Мать Кадава сесть за стол отказалась категорически. И Альгида все еще суетилась, подавая на стол. Вот она с радостной улыбкой поставила перед Надеждой нарезку сочной копченой рыбы.
– Вот, Рэлла Надежда, Вы такую любите! Представляете, здесь, в такой глуши!… У нас, ее и то почти месяц не было…
Рыбу Надежда, действительно, любила и поэтому сама не ожидала, что лишь от вида предложенного блюда ей станет плохо. А уж когда ее ноздрей достиг аромат копчености, она стремительно вылетела из-за стола, зажимая ладонью рот.
Она стояла на коленях на мокром выщербленном кафеле. Желудок был пуст, но ее упорно выворачивало наизнанку до резких спазмов, до желчи.
Альгида у нее за спиной чуть не плакала, не зная, что делать.
– Уйди отсюда! – рыкнула на нее Надежда, – и выброси эту гадость!
Альгида, всхлипнув, выскочила вон.
При одном только воспоминании о рыбе Надежду вновь скрутило. И когда, наконец, желудок успокоился, она еще долго стояла, горстями плеща в лицо желтую, резко пахнущую дезинфекцией воду из-под крана и все не могла заставить себя выйти из санблока. Ей было стыдно. И она ругала сама себя:
–– Барышня кисейная! Не размокла бы, наверное, если бы пришлось доехать до люфтера! Причинила людям столько неудобств! Подумаешь, Кадав дома давно не был. Дала бы, в конце концов, парню отпуск на пару дней. Не убили бы и без него. Тем более сейчас, после всех событий в храме… Посланница! Что-то чуть не на уровне местной живой святой, в самом неприглядном виде в чужом вонючем санблоке, и хоть бы причина веская была… Траванулась чем? Докатилась, допрыгалась, милочка! Совсем избаловалась! Все! Завтра же с утра тренировки по полной джанерской программе, и пусть Аллант не обижается! Нельзя же так позволять себе расслабиться! А то, видите ли, то запах резкий, то рыба…
При одном воспоминании о рыбе желудок опять рванулся, было, к горлу. – И как теперь выйти? Позорище!
Когда она, чуть только не сдирая кожу, вытерла рот полотенцем, и, наконец, пересилив себя, медленно вышла в комнату, лица у всех присутствующих были настолько счастливыми, что она в первый момент опешила. – С чего бы это они?
Не то, что есть, даже глядеть на стол она не могла себя заставить. И, бессильно махнув рукой, мол, ешьте сами, побрела в прихожую.
Кадав перехватил ее и, осторожно придерживая за плечи, как тяжелобольную, направил в спальню, где, быстрым жестом, выгнав сестренку, усадил на кровать (больше некуда). Сам присел на корточки у ее ног, смотрел снизу вверх сияющими глазами и улыбался.
– Смешно, да? – чуть не плача, всерьез обиделась Надежда. – Я сама ничего не пойму. Вроде бы и отравиться нечем было… И вы все так сразу и обрадовались! Есть над чем посмеяться… Ну, что, довольны, да?
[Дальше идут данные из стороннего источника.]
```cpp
#define HIPCHK(x)                                                                        \
  do {                                                                                   \
    hipError_t e_ = (x);                                                                 \
    if (e_ != hipSuccess) {                                                              \
      fprintf(stderr, "smcp_amd: HIP error %s at %s:%d\n", hipGetErrorString(e_), __FILE__, __LINE__); \
      return SMCP_EHIP;                                                                  \
    }                                                                                    \
  } while (0)

namespace {

enum {
  KID_chol_level = 0, KID_llt_level, KID_pinv_level, KID_gather_level, KID_completion_all,
  KID_hess_up_level, KID_hess_down_level, KID_hess_down_inv_all, KID_hess_up_inv_level, KID_scale_an,
  KID_factor_yaa, KID_trsm_fwd_level, KID_trsm_bwd_level, KID_amap, KID_aadj, KID_scatter_constraints,
  KID_dense_potrf, KID_dense_potrs, KID_vec_axpby, KID_axpby, KID_reduce_cliques, KID_reduce_final,
  KID_hess_up_mfma, KID_hess_down_mfma, KID_chol_mfma, KID_pinv_mfma, KID_prep_lk,
  KID_hess_up_mfma_hbm, KID_hess_down_mfma_hbm, KID_chol_mfma_hbm, KID_pinv_mfma_hbm,
  KID_gram_partial, KID_gram_reduce, KID_hess_up_pad,
  KID_lf_assemble, KID_lf_clear_upd, KID_lf_up1, KID_lf_up2, KID_lf_up3, KID_lf_down1, KID_lf_down2, KID_lf_down3,
// ... 2582 lines not shown
```

smcp_amd/csrc/context.hpp:

```cpp
#pragma once
#include <hip/hip_runtime.h>

#include <cstdint>
#include <functional>
#include <map>
#include <vector>

#include "devmem.hpp"
#include "symbolic.hpp"

namespace smcp {

struct CliqueDesc {
  int64_t blk;
  int64_t upd;
  int64_t updp;
  int64_t rows;
  int64_t rel;
  int32_t nn, na;
  int32_t parent;
  int32_t chbeg, chend;
  int32_t first;
  int32_t pad;
};
// ... 33 lines not shown
struct CompletionWs {
  double* ws = nullptr; int64_t cap = 0;
  int32_t* ints = nullptr; double* xdiag = nullptr; int32_t* list = nullptr;
  double* upd2 = nullptr; double* ext = nullptr;
  int64_t* qptr = nullptr; double* wbuf = nullptr;
  double* cone_sw = nullptr; double* cone_mw = nullptr; double* cone_info = nullptr; double* cone_part = nullptr;
  int32_t* cone_list = nullptr; int32_t* cone_sweeps = nullptr;
  double* wws = nullptr; int64_t wcap = 0; CeigwDesc* wdesc = nullptr; int64_t wdesc_cap = 0;
  CeigwDesc* cone_wdesc = nullptr; int64_t cone_wdesc_cap = 0;
};

struct PsdPlan {
  PsdTask* tasks = nullptr; int32_t* ulist = nullptr;
  double* w = nullptr; int32_t* idx = nullptr; int32_t* ra = nullptr;
};

struct ConstraintBufs {
  int64_t m = 0, cnnz = 0;
  int64_t* cptr = nullptr;
  int64_t* cidx = nullptr;
  double* cval = nullptr;
  double* cwval = nullptr;
  int64_t rnnz = 0;
  int64_t* rpos = nullptr;
  int64_t* rptr = nullptr;
  int32_t* rcon = nullptr;
  double* rval = nullptr;
  double* ustack = nullptr;
  int64_t ustack_cols = 0;
  int32_t* a_r = nullptr;
  int32_t* a_c = nullptr;
  int32_t* s_rloc = nullptr;
  int32_t* s_cloc = nullptr;
  int32_t* dlist = nullptr;
  int32_t* slist = nullptr;
  int32_t* kidx = nullptr;
  int64_t md = 0, ns = 0;
  int32_t* kc_ptr = nullptr;
  int32_t* kc_off = nullptr;
  double* kc_val = nullptr;
  int32_t* kc_ij = nullptr;
  int32_t* fz_no = nullptr; int32_t* fz_slot = nullptr; int32_t* fz_ptr = nullptr; int32_t* fz_pk = nullptr; double* fz_s = nullptr;
  int64_t fz_nfam = 0; bool fz_ok = false;
  double* vbuf = nullptr;
  int64_t vcols = 0;
  double* hd = nullptr;
  int32_t* lg_eptr = nullptr; int32_t* lg_epk = nullptr; double* lg_ew = nullptr; int32_t* lg_remap = nullptr;
  double* lg_tab = nullptr;
  int64_t lg_children = 0;
  bool lg_nochild = false;
  double* gpart = nullptr;
  int64_t gpart_len = 0;
  int64_t* gsl_start = nullptr; int32_t* gsl_len = nullptr; int64_t gsl_cap = 0; int gsl_n = 0;
  int gsl_spw = 0, gsl_early = 0;
  int32_t* lg_list = nullptr; int32_t* lg_slot = nullptr; int64_t lg_cap = 0; int lg_cnt = 0;
  int32_t* scm_owner = nullptr;
  double* qr_ws = nullptr;
  int64_t qr_len = 0;
  bool qr_valid = false;
  double* qrm_ws = nullptr;
  int64_t qrm_len = 0;
  int32_t* rinv = nullptr;
  int64_t rinv_len = 0;
  double* res_ws = nullptr;
  int64_t res_len = 0;
  void release(DevLedger& mem) {
    dev_free(mem, cptr, cidx, cval, cwval, rpos, rptr, rcon, rval, ustack, a_r, a_c, s_rloc, s_cloc, dlist, slist, kidx);
    dev_free(mem, kc_ptr, kc_off, kc_val, kc_ij, fz_no, fz_slot, fz_ptr, fz_pk, fz_s, vbuf, hd);
    dev_free(mem, lg_eptr, lg_epk, lg_ew, lg_remap, lg_tab, scm_owner, qr_ws, qrm_ws, gpart, gsl_start, gsl_len, lg_list, lg_slot);
    dev_free(mem, rinv, res_ws);
    *this = ConstraintBufs();
  }
};
struct RhsWorkspaces {
  int64_t max_rhs = 0;
  double* upd = nullptr;
  double* updp = nullptr;
  double* tmp = nullptr;
  void release(DevLedger& mem) { dev_free(mem, upd, updp, tmp); *this = RhsWorkspaces(); }
};

struct DenseChol {
  double* ws = nullptr; int64_t cap = 0;
  struct { const void* A = nullptr; int64_t n = 0; } factored;
  struct { double* H = nullptr; int64_t n = 0, ld = 0; hipStream_t stream = nullptr; } pending;
};

struct DeviceCtx : ConstraintBufs, RhsWorkspaces {
  DevLedger mem;
  int device = -1;
  int ncu = 256;
  CliqueDesc* cl = nullptr;
  int32_t* rowidx = nullptr;
  int32_t* relidx = nullptr;
  int32_t* chidx = nullptr;
  int32_t* levidx = nullptr;
  int32_t* lev2idx = nullptr;
  int64_t* gp_tptr = nullptr;
  int32_t* gp_tgt = nullptr;
  int64_t* gp_cptr = nullptr;
  int32_t* gp_src = nullptr;
  const void* lk_tag_L = nullptr;
  const void* lk_tag_Y = nullptr;
  const void* yaa_tag = nullptr;
  const void* fac_tag = nullptr;
  bool fac_partial = false;
  const void* faci_tag = nullptr;
  double* lfd = nullptr;
  int32_t* lev3idx = nullptr;
  int64_t nI_total = 0, nII_total = 0;
  int nnmaxII_all = 0, namaxII_all = 0;
  double* lfd_dense = nullptr;
  double* lk = nullptr;
  double* yaa = nullptr;
  double* fac = nullptr;
  double* faci = nullptr;
  int64_t* tmpptr = nullptr;
  int64_t tmplen = 0;
  double* red = nullptr;
  int* info = nullptr;
  unsigned long long* fp = nullptr; int* fp_bad = nullptr;
  int* info_host = nullptr;
// ... 150 lines not shown
```

smcp_amd/csrc/front_mfma.hip:

```cpp
#include <hip/hip_runtime.h>

namespace smcp {

typedef double d4 __attribute__((ext_vector_type(4)));

template <class FA, class FB, class FC>
__device__ inline void wg_mma(int M, int N, int Kd, FA A, FB B, FC store, bool lower_only = false, int rot = 0) {
  const int lane = threadIdx.x & 63, nw = blockDim.x >> 6;
  const int wave = ((threadIdx.x >> 6) + nw - (rot % nw)) % nw;
  const int mt = (M + 15) >> 4, nt = (N + 15) >> 4;
  const int l15 = lane & 15, kq = lane >> 4;
  for (int t = wave; t < mt * nt; t += nw) {
    const int tm = t % mt, tn = t / mt;
    if (lower_only && tm < tn) continue;
    const int m = tm * 16 + l15, nb = tn * 16 + l15;
    d4 acc = {0.0, 0.0, 0.0, 0.0};
    constexpr int KU = 2;
    for (int k0 = 0; k0 < Kd; k0 += 4 * KU) {
      double av[KU], bv[KU];
#pragma unroll
      for (int u = 0; u < KU; ++u) {
        const int k = k0 + 4 * u + kq;
        const bool kin = k < Kd;
        av[u] = (kin && m < M) ? A(m, k) : 0.0;
        bv[u] = (kin && nb < N) ? B(k, nb) : 0.0;
      }
#pragma unroll
      for (int u = 0; u < KU; ++u)
        if (k0 + 4 * u < Kd) acc = __builtin_amdgcn_mfma_f64_16x16x4f64(bv[u], av[u], acc, 0, 0, 0);
    }
#pragma unroll
    for (int r = 0; r < 4; ++r) {
      const int n = tn * 16 + kq + 4 * r;
      if (m < M && n < N) store(m, n, acc[r]);
    }
  }
}

template <int UNR, class LoadF, class UseF>
__device__ inline void batched_loop(int begin, int end, int step, LoadF load, UseF use) {
  for (int e0 = begin; e0 < end; e0 += step * UNR) {
    decltype(load(0)) v[UNR];
#pragma unroll
    for (int u = 0; u < UNR; ++u) {
      const int e = e0 + u * step;
      if (e < end) v[u] = load(e);
    }
#pragma unroll
    for (int u = 0; u < UNR; ++u) {
      const int e = e0 + u * step;
      if (e < end) use(e, v[u]);
    }
  }
// ... 1126 lines not shown
  int tms[MAXT], tns[MAXT];
  const int ntile = DIAG ? mti * (mti + 1) / 2 : mti * mtj;
#pragma unroll
  for (int i = 0; i < MAXT; ++i) {
    int p = wave + 4 * i;
    if (p >= ntile) { tms[i] = -1; tns[i] = 0; continue; }
    if (DIAG) { int tm = 0; while (p > tm) { p -= tm + 1; ++tm; } tms[i] = tm; tns[i] = p; }
    else { tms[i] = p % mti; tns[i] = p / mti; }
  }
  d4 acc[MAXT];
#pragma unroll
  for (int i = 0; i < MAXT; ++i) acc[i] = d4{0.0, 0.0, 0.0, 0.0};
  for (int e = threadIdx.x; e < (DIAG ? 1 : 2) * GRAM_KS * GRAM_LD; e += 256) smem[e] = 0.0;
  const int64_t e_begin = e_lo + (int64_t)blockIdx.x * chunk, e_end = min(e_hi, e_begin + chunk);
  const double* const la = sA + kq * GRAM_LD + l15;
  const double* const lb = sB + kq * GRAM_LD + l15;
  for (int64_t e0 = e_begin; e0 < e_end; e0 += GRAM_KS) {
    __syncthreads();
    {
      const int64_t e = e0 + lane;
      const bool ein = e < e_end;
      const double swe = ein ? sw[e] : 0.0;
      batched_loop<16>(wave, ni, 4, [=](int c) { return ein ? G[(int64_t)(ci0 + c) * ldg + e] : 0.0; },
                       [=](int c, double v) { sA[lane * GRAM_LD + c] = swe != 0.0 ? v * swe : 0.0; });
      if (!DIAG)
        batched_loop<16>(wave, nj, 4, [=](int c) { return ein ? G[(int64_t)(cj0 + c) * ldg + e] : 0.0; },
                         [=](int c, double v) { sB[lane * GRAM_LD + c] = swe != 0.0 ? v * swe : 0.0; });
    }
    __syncthreads();
#pragma unroll
    for (int i = 0; i < MAXT; ++i) {
      if (tms[i] < 0) continue;
      const double* const pa = la + 16 * tms[i];
      const double* const pb = lb + 16 * tns[i];
      d4 a = acc[i];
#pragma unroll
      for (int s2 = 0; s2 < GRAM_KS / 4; ++s2)
        a = __builtin_amdgcn_mfma_f64_16x16x4f64(pb[s2 * 4 * GRAM_LD], pa[s2 * 4 * GRAM_LD], a, 0, 0, 0);
      acc[i] = a;
    }
  }
  double* out = partial + ((int64_t)blk * nchunk_total + coff + blockIdx.x) * (int64_t)(64 * 256);
#pragma unroll
  for (int i = 0; i < MAXT; ++i) {
    if (tms[i] < 0) continue;
    const int t = tms[i] + tns[i] * mti;
#pragma unroll
    for (int r = 0; r < 4; ++r) out[(int64_t)t * 256 + (kq + 4 * r) * 16 + l15] = acc[i][r];
  }
}
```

– Рэлла Надежда, никто не смеялся над Вами.
– А я слепая, значит!
– Рэлла Надежда, – голос Кадава был ласковым, умоляющим. – Мы просто обрадовались…
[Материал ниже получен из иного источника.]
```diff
@@ -671,7 +674,8 @@
     {
         Timed t(e, w ? "k_split_trusted" : "k_split_sampled", st);
         const uint32_t chunks = (B.cap1 + SPLIT_TILE - 1) / SPLIT_TILE;
-        hipLaunchKernelGGL(k_split, dim3(256 * 3), dim3(BK_THREADS), 0, st, F, B, chunks);
+        if (e->opt.l1_wide) hipLaunchKernelGGL(k_split<true>, dim3(256 * 3), dim3(BK_THREADS), 0, st, F, B, chunks);
+        else hipLaunchKernelGGL(k_split<false>, dim3(256 * 3), dim3(BK_THREADS), 0, st, F, B, chunks);
         HIP_TRY(hipGetLastError());
     }
     {
@@ -771,6 +775,7 @@
         o.debug_bucket = env_set("KBBQ_DEBUG_BUCKET");
         o.bucket = (fl & KBBQ_F_BUCKET_ON) ? 1 : (fl & KBBQ_F_BUCKET_OFF) ? 0 : env_set("KBBQ_BUCKET") ? (env_int("KBBQ_BUCKET", 0) != 0 ? 1 : 0) : -1;
         o.bucket_records = env_u64("KBBQ_BUCKET_RECORDS", 0);
+        o.l1_wide = env_int("KBBQ_L1_WIDE", 1) != 0;
         o.pass4_piece = env_u64("KBBQ_PASS4_PIECE", 0);
         o.scan_blocks = env_int("KBBQ_SCAN_BLOCKS", o.scan_blocks);
         o.walk_blocks = env_int("KBBQ_WALK_BLOCKS", o.walk_blocks);
@@ -938,6 +943,12 @@
         (name[0] == 's' ? e->opt.scan_blocks : name[0] == 'w' ? e->opt.walk_blocks : e->opt.infer_blocks) = value == 17 ? (name[0] == 'i' ? 0 : -1) : (int)value;
     } else if (!strcmp(name, "infer_subset")) {
         e->opt.infer_subset = value != 0;
+    } else if (!strcmp(name, "l1_wide")) {
+        if (e->bk.pending[0] || e->bk.pending[1]) return fail(KBBQ_ESTATE, "l1_wide: records are pending (kbbq_engine_sync first)");
+        ENGINE_DEVICE(e);
+        int rc = settle(e);
+        if (rc) return rc;
+        e->opt.l1_wide = value != 0;
     } else if (!strcmp(name, "pass2_side") || !strcmp(name, "no_overlap")) {
         ENGINE_DEVICE(e);
         int rc = settle(e);
@@ -1442,18 +1453,19 @@
     const size_t lds = (size_t)8 * RPW * CH * 64 * 8;
     hipStream_t st = bucket_stream(e, w);
     Timed t(e, w ? "k_emit_trusted" : "k_emit_sampled", st);
-#define KBBQ_EMIT(BYB)                                                                                                        \
+#define KBBQ_EMIT(BYB, WIDE)                                                                                                  \
     do {                                                                                                                      \
-        const void *fn = (const void *)k_emit_marked<NW, CH, BYB, RPW, true, true>;                                            \
+        const void *fn = (const void *)k_emit_marked<NW, CH, BYB, RPW, true, true, WIDE>;                                      \
         size_t &raised = e->attr_lds_correct[fn];                                                                             \
         if (lds > 48 * 1024 && lds > raised) {                                                                                \
             HIP_TRY(hipFuncSetAttribute(fn, hipFuncAttributeMaxDynamicSharedMemorySize, (int)lds));                            \
             raised = lds;                                                                                                     \
         }                                                                                                                     \
-        hipLaunchKernelGGL((k_emit_marked<NW, CH, BYB, RPW, true, true>), dim3(grid), dim3(BK_THREADS), lds, st, R, e->K,      \
+        hipLaunchKernelGGL((k_emit_marked<NW, CH, BYB, RPW, true, true, WIDE>), dim3(grid), dim3(BK_THREADS), lds, st, R, e->K, \
                            e->filt[w].dev(), B, mask, mask_words, kofs, inserted);                                            \
     } while (0)
-    if (w == 0) KBBQ_EMIT(false); else KBBQ_EMIT(true);
+    if (e->opt.l1_wide) { if (w == 0) KBBQ_EMIT(false, true); else KBBQ_EMIT(true, true); }
+    else { if (w == 0) KBBQ_EMIT(false, false); else KBBQ_EMIT(true, false); }
 #undef KBBQ_EMIT
     HIP_TRY(hipGetLastError());
     return KBBQ_OK;
```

–Тому, как я опозорилась перед всеми!? – оборвала телохранителя Надежда.
–Ну, нет же! Не мне б говорить… Мама сказала, что так бывает, – Кадав слегка замялся, – у молодых замужних женщин. Когда они ребеночка ждут.
– Какого еще ребеночка?
– Вашего, конечно. Вы уж простите, не мне бы, конечно, объяснять. Но мама Вас стесняется. Она при Вас двух слов не свяжет, наверное. – И попросил, почти умоляя: – Вам бы доктору показаться…
– Какому еще доктору?
– Ну, … женскому, конечно.
До Надежды с трудом начало доходить.
Тенистый сад за ажурной оградой, расположенный на границе официального центра Талькдары и начинающихся у порта рабочих кварталов, многие городские женщины знали по рассказам или собственному опыту. Клиника Праки Милреды в рекламе не нуждалась.